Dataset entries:

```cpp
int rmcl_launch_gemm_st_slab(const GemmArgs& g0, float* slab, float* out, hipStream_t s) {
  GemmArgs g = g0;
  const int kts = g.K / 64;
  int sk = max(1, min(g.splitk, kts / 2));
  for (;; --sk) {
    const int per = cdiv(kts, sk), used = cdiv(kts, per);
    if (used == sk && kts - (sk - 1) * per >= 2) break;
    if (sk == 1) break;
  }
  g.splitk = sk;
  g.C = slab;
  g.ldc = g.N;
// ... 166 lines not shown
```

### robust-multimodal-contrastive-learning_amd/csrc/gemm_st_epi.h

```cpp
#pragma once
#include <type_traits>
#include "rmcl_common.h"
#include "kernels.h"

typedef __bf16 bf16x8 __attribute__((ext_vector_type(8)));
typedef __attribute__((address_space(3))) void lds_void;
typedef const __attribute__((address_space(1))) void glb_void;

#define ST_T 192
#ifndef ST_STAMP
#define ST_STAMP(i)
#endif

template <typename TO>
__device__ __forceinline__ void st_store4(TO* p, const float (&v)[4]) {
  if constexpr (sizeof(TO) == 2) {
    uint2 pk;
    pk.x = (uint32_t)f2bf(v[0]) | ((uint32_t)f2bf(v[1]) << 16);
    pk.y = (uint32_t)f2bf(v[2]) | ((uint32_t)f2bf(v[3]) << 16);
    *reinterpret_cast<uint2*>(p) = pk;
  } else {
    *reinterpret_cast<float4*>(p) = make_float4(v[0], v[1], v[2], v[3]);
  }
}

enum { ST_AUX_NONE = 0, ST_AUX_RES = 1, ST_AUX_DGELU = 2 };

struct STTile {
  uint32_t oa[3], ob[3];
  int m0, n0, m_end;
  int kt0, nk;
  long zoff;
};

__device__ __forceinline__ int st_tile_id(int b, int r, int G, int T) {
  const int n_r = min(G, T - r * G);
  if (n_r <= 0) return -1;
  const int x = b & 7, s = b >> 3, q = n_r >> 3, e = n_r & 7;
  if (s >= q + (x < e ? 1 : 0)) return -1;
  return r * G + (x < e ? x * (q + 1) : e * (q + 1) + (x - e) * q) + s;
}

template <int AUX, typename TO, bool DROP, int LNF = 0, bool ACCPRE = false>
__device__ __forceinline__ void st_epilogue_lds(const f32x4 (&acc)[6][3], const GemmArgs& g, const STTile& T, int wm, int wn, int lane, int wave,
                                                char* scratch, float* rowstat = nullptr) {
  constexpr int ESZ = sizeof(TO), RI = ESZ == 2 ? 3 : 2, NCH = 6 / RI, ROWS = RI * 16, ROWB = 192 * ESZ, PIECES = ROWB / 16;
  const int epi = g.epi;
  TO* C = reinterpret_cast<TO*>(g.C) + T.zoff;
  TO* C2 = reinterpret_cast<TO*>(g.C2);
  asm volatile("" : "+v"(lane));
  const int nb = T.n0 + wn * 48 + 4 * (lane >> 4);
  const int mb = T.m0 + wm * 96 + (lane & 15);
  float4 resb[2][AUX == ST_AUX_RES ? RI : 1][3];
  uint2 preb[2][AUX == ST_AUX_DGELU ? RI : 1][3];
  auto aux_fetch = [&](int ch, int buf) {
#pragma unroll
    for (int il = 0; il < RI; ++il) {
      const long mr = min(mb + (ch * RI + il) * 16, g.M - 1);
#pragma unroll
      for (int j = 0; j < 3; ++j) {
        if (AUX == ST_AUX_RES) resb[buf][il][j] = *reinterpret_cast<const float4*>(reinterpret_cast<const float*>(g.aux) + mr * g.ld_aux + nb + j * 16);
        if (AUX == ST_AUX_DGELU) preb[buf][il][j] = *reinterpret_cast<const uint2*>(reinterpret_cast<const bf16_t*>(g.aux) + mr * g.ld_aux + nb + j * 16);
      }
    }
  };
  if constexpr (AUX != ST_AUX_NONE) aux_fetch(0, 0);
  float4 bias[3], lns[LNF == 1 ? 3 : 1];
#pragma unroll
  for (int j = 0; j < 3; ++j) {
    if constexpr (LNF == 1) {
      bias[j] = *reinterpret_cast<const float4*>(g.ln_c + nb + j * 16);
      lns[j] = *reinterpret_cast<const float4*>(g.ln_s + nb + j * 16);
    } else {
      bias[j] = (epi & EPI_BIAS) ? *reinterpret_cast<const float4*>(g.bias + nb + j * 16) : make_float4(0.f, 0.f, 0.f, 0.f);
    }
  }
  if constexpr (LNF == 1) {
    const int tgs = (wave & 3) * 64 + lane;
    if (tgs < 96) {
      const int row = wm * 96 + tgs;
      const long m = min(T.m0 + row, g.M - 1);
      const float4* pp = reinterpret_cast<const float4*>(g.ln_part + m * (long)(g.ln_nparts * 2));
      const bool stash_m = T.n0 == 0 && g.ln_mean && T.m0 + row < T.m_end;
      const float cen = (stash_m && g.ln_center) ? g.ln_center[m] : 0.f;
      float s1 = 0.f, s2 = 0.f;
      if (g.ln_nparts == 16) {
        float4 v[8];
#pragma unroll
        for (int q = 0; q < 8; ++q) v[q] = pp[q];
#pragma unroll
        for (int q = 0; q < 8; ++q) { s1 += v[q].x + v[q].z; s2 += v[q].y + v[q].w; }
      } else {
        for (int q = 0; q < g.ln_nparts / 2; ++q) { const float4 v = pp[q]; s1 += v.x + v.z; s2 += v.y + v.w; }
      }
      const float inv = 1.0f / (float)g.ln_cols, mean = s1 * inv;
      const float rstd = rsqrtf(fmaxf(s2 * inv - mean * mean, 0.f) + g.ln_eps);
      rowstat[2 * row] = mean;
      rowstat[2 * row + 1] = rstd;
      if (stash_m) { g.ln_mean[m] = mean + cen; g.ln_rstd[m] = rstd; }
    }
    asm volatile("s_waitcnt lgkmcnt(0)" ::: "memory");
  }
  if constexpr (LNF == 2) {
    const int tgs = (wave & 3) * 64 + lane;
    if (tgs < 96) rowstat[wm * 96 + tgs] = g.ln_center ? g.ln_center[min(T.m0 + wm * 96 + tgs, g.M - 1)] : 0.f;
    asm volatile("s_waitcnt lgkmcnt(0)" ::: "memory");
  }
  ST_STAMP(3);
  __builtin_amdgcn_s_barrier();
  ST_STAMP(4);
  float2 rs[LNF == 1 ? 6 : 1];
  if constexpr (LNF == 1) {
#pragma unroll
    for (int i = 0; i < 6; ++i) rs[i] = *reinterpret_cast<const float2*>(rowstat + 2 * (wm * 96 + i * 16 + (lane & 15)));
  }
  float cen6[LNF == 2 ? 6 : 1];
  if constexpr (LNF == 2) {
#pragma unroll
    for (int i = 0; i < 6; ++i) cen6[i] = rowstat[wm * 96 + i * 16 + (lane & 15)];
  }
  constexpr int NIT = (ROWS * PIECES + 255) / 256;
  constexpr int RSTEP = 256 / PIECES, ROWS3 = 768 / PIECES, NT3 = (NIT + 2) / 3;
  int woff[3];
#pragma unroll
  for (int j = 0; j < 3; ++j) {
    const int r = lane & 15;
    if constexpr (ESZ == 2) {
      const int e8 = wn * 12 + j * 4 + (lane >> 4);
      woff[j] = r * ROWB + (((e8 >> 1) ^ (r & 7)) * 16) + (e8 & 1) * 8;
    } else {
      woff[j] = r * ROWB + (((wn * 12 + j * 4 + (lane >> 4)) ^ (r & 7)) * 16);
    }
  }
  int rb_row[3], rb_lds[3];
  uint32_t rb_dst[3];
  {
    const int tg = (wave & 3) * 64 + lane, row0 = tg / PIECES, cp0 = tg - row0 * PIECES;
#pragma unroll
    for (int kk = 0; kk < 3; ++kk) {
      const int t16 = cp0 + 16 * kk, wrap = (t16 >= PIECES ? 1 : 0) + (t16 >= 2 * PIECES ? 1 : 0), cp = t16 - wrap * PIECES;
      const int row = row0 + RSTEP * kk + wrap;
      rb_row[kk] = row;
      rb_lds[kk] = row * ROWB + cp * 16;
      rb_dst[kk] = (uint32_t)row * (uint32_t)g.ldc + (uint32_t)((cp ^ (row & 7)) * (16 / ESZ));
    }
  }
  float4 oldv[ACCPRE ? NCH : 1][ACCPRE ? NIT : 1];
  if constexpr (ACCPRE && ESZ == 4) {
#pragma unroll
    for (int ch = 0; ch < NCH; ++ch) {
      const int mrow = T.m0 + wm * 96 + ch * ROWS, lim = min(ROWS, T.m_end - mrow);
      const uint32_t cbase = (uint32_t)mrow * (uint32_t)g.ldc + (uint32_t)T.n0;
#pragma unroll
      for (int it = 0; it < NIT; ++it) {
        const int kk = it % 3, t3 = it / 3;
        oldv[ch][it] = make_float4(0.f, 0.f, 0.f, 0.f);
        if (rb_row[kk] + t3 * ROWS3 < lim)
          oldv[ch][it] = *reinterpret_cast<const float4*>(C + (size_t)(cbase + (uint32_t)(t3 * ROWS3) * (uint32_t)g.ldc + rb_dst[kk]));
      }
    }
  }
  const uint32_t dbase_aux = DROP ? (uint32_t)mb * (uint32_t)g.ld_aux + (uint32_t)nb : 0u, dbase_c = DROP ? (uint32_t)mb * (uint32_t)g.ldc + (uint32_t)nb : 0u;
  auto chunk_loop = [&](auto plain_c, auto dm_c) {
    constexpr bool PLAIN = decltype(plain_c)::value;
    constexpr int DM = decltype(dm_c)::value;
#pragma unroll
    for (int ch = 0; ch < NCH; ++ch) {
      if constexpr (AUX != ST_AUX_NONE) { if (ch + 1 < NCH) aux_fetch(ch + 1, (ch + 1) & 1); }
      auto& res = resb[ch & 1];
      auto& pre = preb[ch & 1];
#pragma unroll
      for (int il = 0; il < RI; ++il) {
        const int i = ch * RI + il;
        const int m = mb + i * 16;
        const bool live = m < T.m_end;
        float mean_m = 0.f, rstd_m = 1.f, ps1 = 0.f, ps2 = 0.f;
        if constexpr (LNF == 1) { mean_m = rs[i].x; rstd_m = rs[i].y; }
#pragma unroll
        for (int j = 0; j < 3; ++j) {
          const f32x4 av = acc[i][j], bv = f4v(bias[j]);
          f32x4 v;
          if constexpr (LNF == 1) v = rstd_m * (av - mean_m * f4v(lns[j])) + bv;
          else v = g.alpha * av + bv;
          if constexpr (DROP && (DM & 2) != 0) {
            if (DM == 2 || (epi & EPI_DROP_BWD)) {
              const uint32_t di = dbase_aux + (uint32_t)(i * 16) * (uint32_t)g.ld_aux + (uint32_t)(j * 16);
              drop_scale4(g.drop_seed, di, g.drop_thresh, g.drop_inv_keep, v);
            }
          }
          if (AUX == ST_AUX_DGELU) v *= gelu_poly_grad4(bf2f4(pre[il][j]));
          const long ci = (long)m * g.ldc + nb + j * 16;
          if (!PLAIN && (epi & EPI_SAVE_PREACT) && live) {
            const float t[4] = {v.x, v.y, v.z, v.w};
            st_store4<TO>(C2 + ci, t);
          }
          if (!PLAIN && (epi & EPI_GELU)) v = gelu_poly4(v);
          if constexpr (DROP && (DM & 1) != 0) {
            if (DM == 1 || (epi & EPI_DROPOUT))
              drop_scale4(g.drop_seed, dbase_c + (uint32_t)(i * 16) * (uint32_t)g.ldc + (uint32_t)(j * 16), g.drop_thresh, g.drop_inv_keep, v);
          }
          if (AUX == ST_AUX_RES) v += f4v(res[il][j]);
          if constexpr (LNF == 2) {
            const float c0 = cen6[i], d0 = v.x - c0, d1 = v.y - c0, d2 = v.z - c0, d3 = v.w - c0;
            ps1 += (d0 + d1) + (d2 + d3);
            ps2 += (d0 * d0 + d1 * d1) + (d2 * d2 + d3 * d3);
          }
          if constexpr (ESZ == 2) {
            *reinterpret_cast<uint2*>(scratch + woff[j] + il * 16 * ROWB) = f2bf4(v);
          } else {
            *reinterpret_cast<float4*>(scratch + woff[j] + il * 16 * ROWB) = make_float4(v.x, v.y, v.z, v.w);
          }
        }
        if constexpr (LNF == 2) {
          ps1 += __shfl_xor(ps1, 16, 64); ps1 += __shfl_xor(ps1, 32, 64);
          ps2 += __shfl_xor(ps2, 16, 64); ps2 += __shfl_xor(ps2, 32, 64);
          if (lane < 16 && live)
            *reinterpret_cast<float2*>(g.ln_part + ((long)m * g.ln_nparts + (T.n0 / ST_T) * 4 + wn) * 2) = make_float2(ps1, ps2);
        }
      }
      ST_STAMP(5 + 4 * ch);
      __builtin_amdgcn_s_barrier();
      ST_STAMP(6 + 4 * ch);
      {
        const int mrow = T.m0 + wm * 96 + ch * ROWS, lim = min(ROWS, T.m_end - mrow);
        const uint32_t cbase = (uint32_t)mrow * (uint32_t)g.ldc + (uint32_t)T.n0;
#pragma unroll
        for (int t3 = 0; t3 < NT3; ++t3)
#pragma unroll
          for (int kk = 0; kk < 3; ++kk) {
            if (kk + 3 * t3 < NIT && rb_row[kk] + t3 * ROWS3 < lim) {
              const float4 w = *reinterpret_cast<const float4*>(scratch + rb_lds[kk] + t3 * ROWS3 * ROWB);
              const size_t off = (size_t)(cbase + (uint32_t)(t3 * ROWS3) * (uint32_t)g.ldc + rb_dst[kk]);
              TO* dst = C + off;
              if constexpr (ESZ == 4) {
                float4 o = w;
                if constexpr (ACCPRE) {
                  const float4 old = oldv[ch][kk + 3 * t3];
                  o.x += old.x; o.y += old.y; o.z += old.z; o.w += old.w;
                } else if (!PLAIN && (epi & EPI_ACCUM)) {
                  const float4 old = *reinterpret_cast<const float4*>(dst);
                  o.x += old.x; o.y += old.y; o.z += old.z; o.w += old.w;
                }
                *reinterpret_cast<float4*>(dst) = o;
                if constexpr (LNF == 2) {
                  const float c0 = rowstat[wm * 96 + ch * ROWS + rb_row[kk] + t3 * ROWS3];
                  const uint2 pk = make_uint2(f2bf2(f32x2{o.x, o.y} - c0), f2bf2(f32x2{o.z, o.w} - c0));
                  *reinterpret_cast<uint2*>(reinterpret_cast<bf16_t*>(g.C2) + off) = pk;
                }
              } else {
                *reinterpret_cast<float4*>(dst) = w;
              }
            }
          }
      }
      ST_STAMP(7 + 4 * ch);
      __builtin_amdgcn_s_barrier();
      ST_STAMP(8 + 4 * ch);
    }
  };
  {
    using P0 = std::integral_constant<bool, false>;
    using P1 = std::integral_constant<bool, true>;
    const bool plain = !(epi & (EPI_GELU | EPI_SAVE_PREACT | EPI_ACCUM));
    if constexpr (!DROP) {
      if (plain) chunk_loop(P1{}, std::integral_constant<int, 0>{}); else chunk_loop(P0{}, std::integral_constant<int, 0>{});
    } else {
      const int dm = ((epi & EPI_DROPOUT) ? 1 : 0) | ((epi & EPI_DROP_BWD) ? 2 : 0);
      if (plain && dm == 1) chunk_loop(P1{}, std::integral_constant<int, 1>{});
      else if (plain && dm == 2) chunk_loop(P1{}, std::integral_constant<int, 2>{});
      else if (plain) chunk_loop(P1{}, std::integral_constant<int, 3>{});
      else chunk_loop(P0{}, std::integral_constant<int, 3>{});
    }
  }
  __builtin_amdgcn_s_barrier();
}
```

### Aim of the task
Where a line of the entries contains the word "slab", copy that line.

### Output for this task
int rmcl_launch_gemm_st_slab(const GemmArgs& g0, float* slab, float* out, hipStream_t s) {
  g.C = slab;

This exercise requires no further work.